@@ -275,8 +313,16 @@
                                        cko, wmo, rfo, uni64((uint64_t)(uintptr_t)(A.dir + pd.dir_off)), uni64((uint64_t)(uintptr_t)refq),
                                        lact_s >= WAVE ? ~0ull : (1ull << lact_s) - 1ull, uni(nwin - 1u));
                 wnext = make_uint4(wx, wy, wz, ww);
+                const bool announce = PAIRED == 2 && published < halo_w;
+                if (announce && published > 0u) {
+                    if (lane == 0) __hip_atomic_store(sync, published, __ATOMIC_RELEASE, __HIP_MEMORY_SCOPE_WORKGROUP);
+                }
                 const int wm = wave_max_i32(wm_last);
                 if (lane == 0) A.dir[pd.dir_off + G.wmax_off + g + nwin - 1u] = (uint32_t)wm;
+                if (announce && ++published == halo_w) {
+                    asm volatile("s_waitcnt vmcnt(0)" ::: "memory");
+                    if (lane == 0) __hip_atomic_store(sync, published, __ATOMIC_RELEASE, __HIP_MEMORY_SCOPE_WORKGROUP);
+                }
                 tb += 2u * nwin - 1u;
                 closed = true;
                 continue;
@@ -313,6 +359,10 @@
         const int sm = wave_max_i32(steady_max);
         pair_max = pair_max > sm ? pair_max : sm;
     }
+    if (PAIRED == 2) {
+        asm volatile("s_waitcnt vmcnt(0)" ::: "memory");
+        if (lane == 0) __hip_atomic_store(sync, 0xFFFFFFFFu, __ATOMIC_RELEASE, __HIP_MEMORY_SCOPE_WORKGROUP);
+    }
     if (lane != 0) return;
     if (A.dbg) {
         A.dbg[2 * pd.out_id] = (unsigned long long)__builtin_amdgcn_s_getreg((4 ) | (0 << 6) | (31 << 11)) |
@@ -320,6 +370,12 @@
         A.dbg[2 * pd.out_id + 1] = __builtin_amdgcn_s_memtime() - dbg_t0;
     }
     PairOut *o = &A.out[pd.out_id];
+    if (PAIRED) {
+        __hip_atomic_store(sync + 1 + PAIRED, (uint32_t)pair_max, __ATOMIC_RELAXED, __HIP_MEMORY_SCOPE_WORKGROUP);
+        if (__hip_atomic_fetch_add(sync + 1, 1u, __ATOMIC_ACQ_REL, __HIP_MEMORY_SCOPE_WORKGROUP) == 0u) return;
+        const int other = (int)__hip_atomic_load(sync + 4 - PAIRED, __ATOMIC_RELAXED, __HIP_MEMORY_SCOPE_WORKGROUP);
+        pair_max = pair_max > other ? pair_max : other;
+    } else
     if (COLS) {
         if (pair_max > 0) atomicMax(&o->score, pair_max);
         return;
@@ -330,13 +386,14 @@
     *o = v;
 }
 
-template <bool COLS>
-__device__ __forceinline__ void sweep_fast_dispatch(const FillArgs &A, const PairDesc pd, uint32_t lane, uint32_t m, const ColItem ci) {
+template <bool COLS, int PAIRED = 0>
+__device__ __forceinline__ void sweep_fast_dispatch(const FillArgs &A, const PairDesc pd, uint32_t lane, uint32_t m, const ColItem ci,
+                                                    uint32_t *sync = nullptr) {
     const uint32_t R = swmi_rows_per_lane(m);
-    if (R == 1)      sweep_fast<1, COLS>(A, pd, lane, ci);
-    else if (R == 2) sweep_fast<2, COLS>(A, pd, lane, ci);
-    else if (R == 3) sweep_fast<3, COLS>(A, pd, lane, ci);
-    else             sweep_fast<4, COLS>(A, pd, lane, ci);
+    if (R == 1)      sweep_fast<1, COLS, PAIRED>(A, pd, lane, ci, sync);
+    else if (R == 2) sweep_fast<2, COLS, PAIRED>(A, pd, lane, ci, sync);
+    else if (R == 3) sweep_fast<3, COLS, PAIRED>(A, pd, lane, ci, sync);
+    else             sweep_fast<4, COLS, PAIRED>(A, pd, lane, ci, sync);
 }
 
 template <bool ACGT, bool STRICT, int MODE>
@@ -421,6 +478,26 @@
     sweep_fast_dispatch<true>(A, pd, lane, A.reads[pd.read_id].len, ci);
 }
 
+extern "C" __global__ void __launch_bounds__(WAVE * FILL_WAVES)
+sw_sweep_winmax_pairs_kernel(const FillArgs A) {
+#if !defined(SWMI_NO_ASM) && SWMI_CK_BLOCKS == 2u
+    __shared__ uint32_t sync[FILL_WAVES / 2][4];
+    if (threadIdx.x < 2u * FILL_WAVES) (&sync[0][0])[threadIdx.x] = 0u;
+    __syncthreads();
+    const uint32_t wave = threadIdx.x >> 6, item = blockIdx.x * FILL_WAVES + wave;
+    if (item >= SWMI_COLS_COUNT(A.n_col_items)) return;
+    const uint32_t lane = threadIdx.x & 63u;
+    if (item == 0 && lane == 0 && (A.n_col_items & SWMI_COLS_PAIRED_ONLY)) {
+        if (A.hdr) { A.hdr->reserved = 0; A.hdr->pad = 0; }
+        if (A.q_reset) *A.q_reset = 0u;
+    }
+    const ColItem ci = A.col_items[item];
+    const PairDesc pd = A.pairs[ci.pair];
+    if (wave & 1u) sweep_fast_dispatch<true, 2>(A, pd, lane, A.reads[pd.read_id].len, ci, sync[wave >> 1]);
+    else           sweep_fast_dispatch<true, 1>(A, pd, lane, A.reads[pd.read_id].len, ci, sync[wave >> 1]);
+#endif
+}
+
 static size_t spread_lds(uint32_t n_groups) {
     static const int on = getenv("SWMI_LDS_SPREAD") ? atoi(getenv("SWMI_LDS_SPREAD")) : 1;
     if (!on || n_groups == 0 || n_groups > 4u * 256u) return 0;
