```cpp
__global__ void bf16_to_f32_kernel(const uint16_t* __restrict__ src, float* __restrict__ dst, int64_t n) {
    const int64_t i = (int64_t)blockIdx.x * blockDim.x + threadIdx.x;
    if (i < n) dst[i] = bf16_bits_to_f32(src[i]);
}
__global__ void f32_to_bf16_kernel(const float* __restrict__ src, uint16_t* __restrict__ dst, int64_t n) {
    const int64_t i = (int64_t)blockIdx.x * blockDim.x + threadIdx.x;
    if (i < n) { bf16_t v = (bf16_t)src[i]; dst[i] = __builtin_bit_cast(uint16_t, v); }
}
```

### include/arx.h

```cpp
#ifndef ARX_H
#define ARX_H

#include <stdint.h>

#ifdef __cplusplus
extern "C" {
#endif

#define ARX_VERSION 112

#define ARX_OK            0
#define ARX_ERR_ARG      -1
#define ARX_ERR_HIP      -2
#define ARX_ERR_CAPACITY -3

#define ARX_ARCH_MPNET 0
#define ARX_ARCH_BERT  1
#define ARX_POOL_MEAN  0
#define ARX_POOL_CLS   1

typedef struct {
    int32_t arch;
    int32_t vocab_size;
    int32_t hidden;
    int32_t layers;
    int32_t heads;
    int32_t ffn;
    int32_t max_pos;
    int32_t pool;
    int32_t pad_id;
    int32_t rel_buckets;
    int32_t rel_max_distance;
    float   ln_eps;
} arx_encoder_config;

typedef struct {
    const void*  w_qkv;
    const float* b_qkv;
    const void*  w_o;
    const float* b_o;
    const float* ln1_g; const float* ln1_b;
    const void*  w_fc1;
    const float* b_fc1;
    const void*  w_fc2;
    const float* b_fc2;
    const float* ln2_g; const float* ln2_b;
} arx_layer_weights;

typedef struct {
    const float* word_emb;
    const float* pos_emb;
    const float* type_emb;
    const float* emb_ln_g; const float* emb_ln_b;
    const float* rel_bias;
    const arx_layer_weights* layers;
} arx_encoder_weights;

typedef struct arx_encoder arx_encoder;

int32_t     arx_version(void);
const char* arx_last_error(void);

int32_t arx_mpnet_bucket(int32_t relative_position, int32_t num_buckets, int32_t max_distance);

int64_t arx_encoder_workspace_bytes(const arx_encoder_config* cfg, int32_t max_tokens, int32_t max_seqs);

int32_t arx_encoder_create(const arx_encoder_config* cfg, const arx_encoder_weights* w,
                           int32_t max_tokens, int32_t max_seqs, arx_encoder** out);
void    arx_encoder_destroy(arx_encoder* h);

#define ARX_GEMM_DEFAULT    89
#define ARX_GEMM_PER_TILE    8
#define ARX_GEMM_PERSISTENT  9
#define ARX_GEMM_2STAGE     13
#define ARX_GEMM_SPLIT_K    70
#define ARX_GEMM_TILE_128   71
#define ARX_ATTN_TRANSPOSED  1
#define ARX_ATTN_RING        2
#define ARX_ATTN_RING16      4
#define ARX_ATTN_STAGED      8
#define ARX_ENC_EXPLICIT_LAYERNORM 1
typedef struct {
    int32_t struct_bytes;
    int32_t gemm_schedule;
    int32_t attn_kernel;
    int32_t flags;
} arx_encoder_options;
int32_t arx_encoder_create_opt(const arx_encoder_config* cfg, const arx_encoder_weights* w, int32_t max_tokens, int32_t max_seqs,
                               const arx_encoder_options* opt, arx_encoder** out);

int32_t arx_encoder_forward(arx_encoder* h, const int32_t* ids, int32_t seq_stride,
                            const int32_t* lens, int32_t n_seqs, int32_t max_len, int32_t total_tokens,
                            float* out_f32, int64_t out_stride,
                            void* out_f16, int64_t out16_stride,
                            int32_t normalize, void* stream);

int32_t arx_encoder_attention(arx_encoder* h, const void* qkv, const int32_t* lens, int32_t n_seqs, int32_t max_len,
                              void* ctx, void* stream);

int32_t arx_encoder_debug_hidden(arx_encoder* h, int32_t layer_slot, float* dst, int32_t n_tokens, void* stream);

int32_t arx_encoder_set_low_latency(arx_encoder* h, int32_t on);

int32_t arx_encoder_set_tap(arx_encoder* h, int32_t layer);

typedef struct {
    int32_t struct_bytes;
    int32_t n_labels;
    const float* type_emb;
    const float* pooler_w; const float* pooler_b;
    const float* cls_w;    const float* cls_b;
} arx_pair_head;

int32_t arx_encoder_set_pair_head(arx_encoder* h, const arx_pair_head* head);
int32_t arx_encoder_score_pairs(arx_encoder* h, const int32_t* ids, int32_t seq_stride, const int32_t* lens, const int32_t* seg_b,
                                int32_t n_seqs, int32_t max_len, int32_t total_tokens, float* out_logits, int64_t out_stride,
                                void* stream);
int32_t arx_encoder_debug_cls(arx_encoder* h, float* dst, int32_t n, void* stream);
int32_t arx_pair_head_forward(const float* cls_rows, int64_t ld, int32_t n, int32_t hidden, const arx_pair_head* head,
                              float* out_logits, int64_t out_stride, void* stream);

int32_t arx_build_info(void);

int64_t arx_topk_workspace_bytes(int64_t n_rows, int32_t n_queries, int32_t dim, int32_t k);
int32_t arx_topk_search(const void* corpus, int64_t n_rows, const void* queries, int32_t n_queries,
                        int32_t dim, int32_t k, float* out_scores, int64_t* out_ids, int64_t idx_base,
                        void* ws, int64_t ws_bytes, void* stream);

int64_t arx_topk_i8_index_bytes(int64_t n_rows, int32_t dim);
int64_t arx_topk_workspace_bytes_i8(int64_t n_rows, int32_t n_queries, int32_t dim, int32_t k);
int32_t arx_topk_build_i8(const void* corpus, int64_t n_rows, int32_t dim, void* index_i8, void* stream);
int32_t arx_topk_i8_index_info(const void* index_i8, int64_t n_rows, int32_t dim, float* host_out, void* stream);
int32_t arx_topk_search_i8(const void* corpus, const void* index_i8, int64_t n_rows, const void* queries, int32_t n_queries,
                           int32_t dim, int32_t k, float* out_scores, int64_t* out_ids, int64_t idx_base,
                           void* ws, int64_t ws_bytes, void* stream);

#define ARX_TOPK_NO_PERSISTENT 1
#define ARX_TOPK_NO_SINGLE_ROW_TAIL 8
#define ARX_TOPK_I8_CENTRE_QUERY 16
#define ARX_TOPK_SCAN_ONLY     2
#define ARX_TOPK_TAIL_ONLY     4
typedef struct {
    int32_t struct_bytes;
    int32_t i8_max_queries;
    float   max_row_norm;
    int32_t cu_limit;
    int32_t flags;
    float   debug_tau_mult;
    int32_t debug_drop_best;
} arx_topk_options;
int32_t arx_topk_search_opt(const void* corpus, const void* index_i8, int64_t n_rows, const void* queries, int32_t n_queries,
                            int32_t dim, int32_t k, float* out_scores, int64_t* out_ids, int64_t idx_base,
                            void* ws, int64_t ws_bytes, const arx_topk_options* opt, void* stream);

int32_t arx_rows_max_norm_f16(const void* rows, int64_t n_rows, int32_t dim, float* out_max, void* stream);

int32_t arx_topk_stats(const void* ws, int64_t* flagged_queries, int64_t* extra_groups, void* stream);

int32_t arx_stream_create_cu_mask(const uint32_t* cu_mask, int32_t n_words, void** out);
int32_t arx_stream_destroy(void* stream);
int32_t arx_device_cu_count(void);
int32_t arx_debug_cu_census(uint32_t* out, int32_t n_blocks, int32_t spin_cycles, void* stream);

int32_t arx_topk_merge(const float* scores, const int64_t* ids, int32_t n_parts, int32_t n_queries,
                       int32_t k, float* out_scores, int64_t* out_ids, void* stream);

int64_t arx_topk_filtered_workspace_bytes(int64_t n_rows, int32_t n_queries, int32_t dim, int32_t k);
int32_t arx_topk_search_filtered(const void* corpus, int64_t n_rows, const uint64_t* allow, int64_t n_allowed, const void* queries,
                                 int32_t n_queries, int32_t dim, int32_t k, float* out_scores, int64_t* out_ids, int64_t idx_base,
                                 float max_row_norm, void* ws, int64_t ws_bytes, void* stream);
int32_t arx_topk_search_filtered_tuned(const void* corpus, int64_t n_rows, const uint64_t* allow, int64_t n_allowed, const void* queries,
                                       int32_t n_queries, int32_t dim, int32_t k, float* out_scores, int64_t* out_ids, int64_t idx_base,
                                       float max_row_norm, void* ws, int64_t ws_bytes, int32_t path, int32_t cand_cap, void* stream);
int32_t arx_topk_filtered_stats(const void* ws, int64_t* overflowed_queries, int64_t* candidate_groups, void* stream);

int64_t arx_topk_filtered_multi_workspace_bytes(int64_t n_rows, int32_t n_queries, int32_t n_filters, int32_t dim, int32_t k);
int32_t arx_topk_search_filtered_multi(const void* corpus, int64_t n_rows, const uint64_t* allow, int32_t n_filters,
                                       const int64_t* n_allowed, const int32_t* filter_of, const void* queries, int32_t n_queries,
                                       int32_t dim, int32_t k, float* out_scores, int64_t* out_ids, int64_t idx_base, float max_row_norm,
                                       void* ws, int64_t ws_bytes, void* stream);
int32_t arx_topk_search_filtered_multi_tuned(const void* corpus, int64_t n_rows, const uint64_t* allow, int32_t n_filters,
                                             const int64_t* n_allowed, const int32_t* filter_of, const void* queries, int32_t n_queries,
                                             int32_t dim, int32_t k, float* out_scores, int64_t* out_ids, int64_t idx_base,
                                             float max_row_norm, void* ws, int64_t ws_bytes, int32_t path, int32_t cand_cap, void* stream);
int32_t arx_topk_filtered_multi_stats(const void* ws, int64_t* overflowed_queries, int64_t* candidate_groups, void* stream);

int64_t arx_topk_prefix_workspace_bytes(int64_t n_rows, int32_t n_queries, int32_t dim, int32_t k);
int32_t arx_topk_search_prefix(const void* corpus, int64_t n_rows, const void* queries, const int64_t* row_limit, int32_t n_queries,
                               int32_t dim, int32_t k, float* out_scores, int64_t* out_ids, int64_t idx_base, float max_row_norm,
                               void* ws, int64_t ws_bytes, void* stream);
int32_t arx_topk_search_prefix_tuned(const void* corpus, int64_t n_rows, const void* queries, const int64_t* row_limit, int32_t n_queries,
                                     int32_t dim, int32_t k, float* out_scores, int64_t* out_ids, int64_t idx_base, float max_row_norm,
                                     void* ws, int64_t ws_bytes, int32_t path, int32_t cand_cap, void* stream);
int32_t arx_topk_prefix_stats(const void* ws, int64_t* overflowed_queries, int64_t* candidate_groups, void* stream);

int64_t arx_topk_grouped_workspace_bytes(int64_t n_rows, int32_t n_queries, int32_t dim, int32_t n_groups, int32_t chunks_per_group);
int32_t arx_topk_search_grouped(const void* corpus, int64_t n_rows, const int32_t* group_of, int64_t max_run_rows, const uint64_t* allow,
                                int64_t n_allowed, const void* queries, int32_t n_queries, int32_t dim, int32_t n_groups,
                                int32_t chunks_per_group, float* out_scores, int64_t* out_ids, int32_t* out_groups, int64_t idx_base,
                                float max_row_norm, void* ws, int64_t ws_bytes, void* stream);
int32_t arx_topk_search_grouped_tuned(const void* corpus, int64_t n_rows, const int32_t* group_of, int64_t max_run_rows,
                                      const uint64_t* allow, int64_t n_allowed, const void* queries, int32_t n_queries, int32_t dim,
                                      int32_t n_groups, int32_t chunks_per_group, float* out_scores, int64_t* out_ids, int32_t* out_groups,
                                      int64_t idx_base, float max_row_norm, void* ws, int64_t ws_bytes, int32_t path, int32_t cand_cap,
                                      void* stream);
int32_t arx_topk_grouped_stats(const void* ws, int64_t* overflowed_queries, int64_t* candidate_groups, void* stream);
int32_t arx_group_runs_info(const int32_t* group_of, int64_t n_rows, int64_t* out, void* stream);
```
________
- WORK INSTRUCTION
All lines from the first line of the listing above through the line containing "(announce && published" are to be retyped exactly. Leave out any other line.

- ANSWER TO THIS TASK
@@ -275,8 +313,16 @@
                                        cko, wmo, rfo, uni64((uint64_t)(uintptr_t)(A.dir + pd.dir_off)), uni64((uint64_t)(uintptr_t)refq),
                                        lact_s >= WAVE ? ~0ull : (1ull << lact_s) - 1ull, uni(nwin - 1u));
                 wnext = make_uint4(wx, wy, wz, ww);
+                const bool announce = PAIRED == 2 && published < halo_w;
+                if (announce && published > 0u) {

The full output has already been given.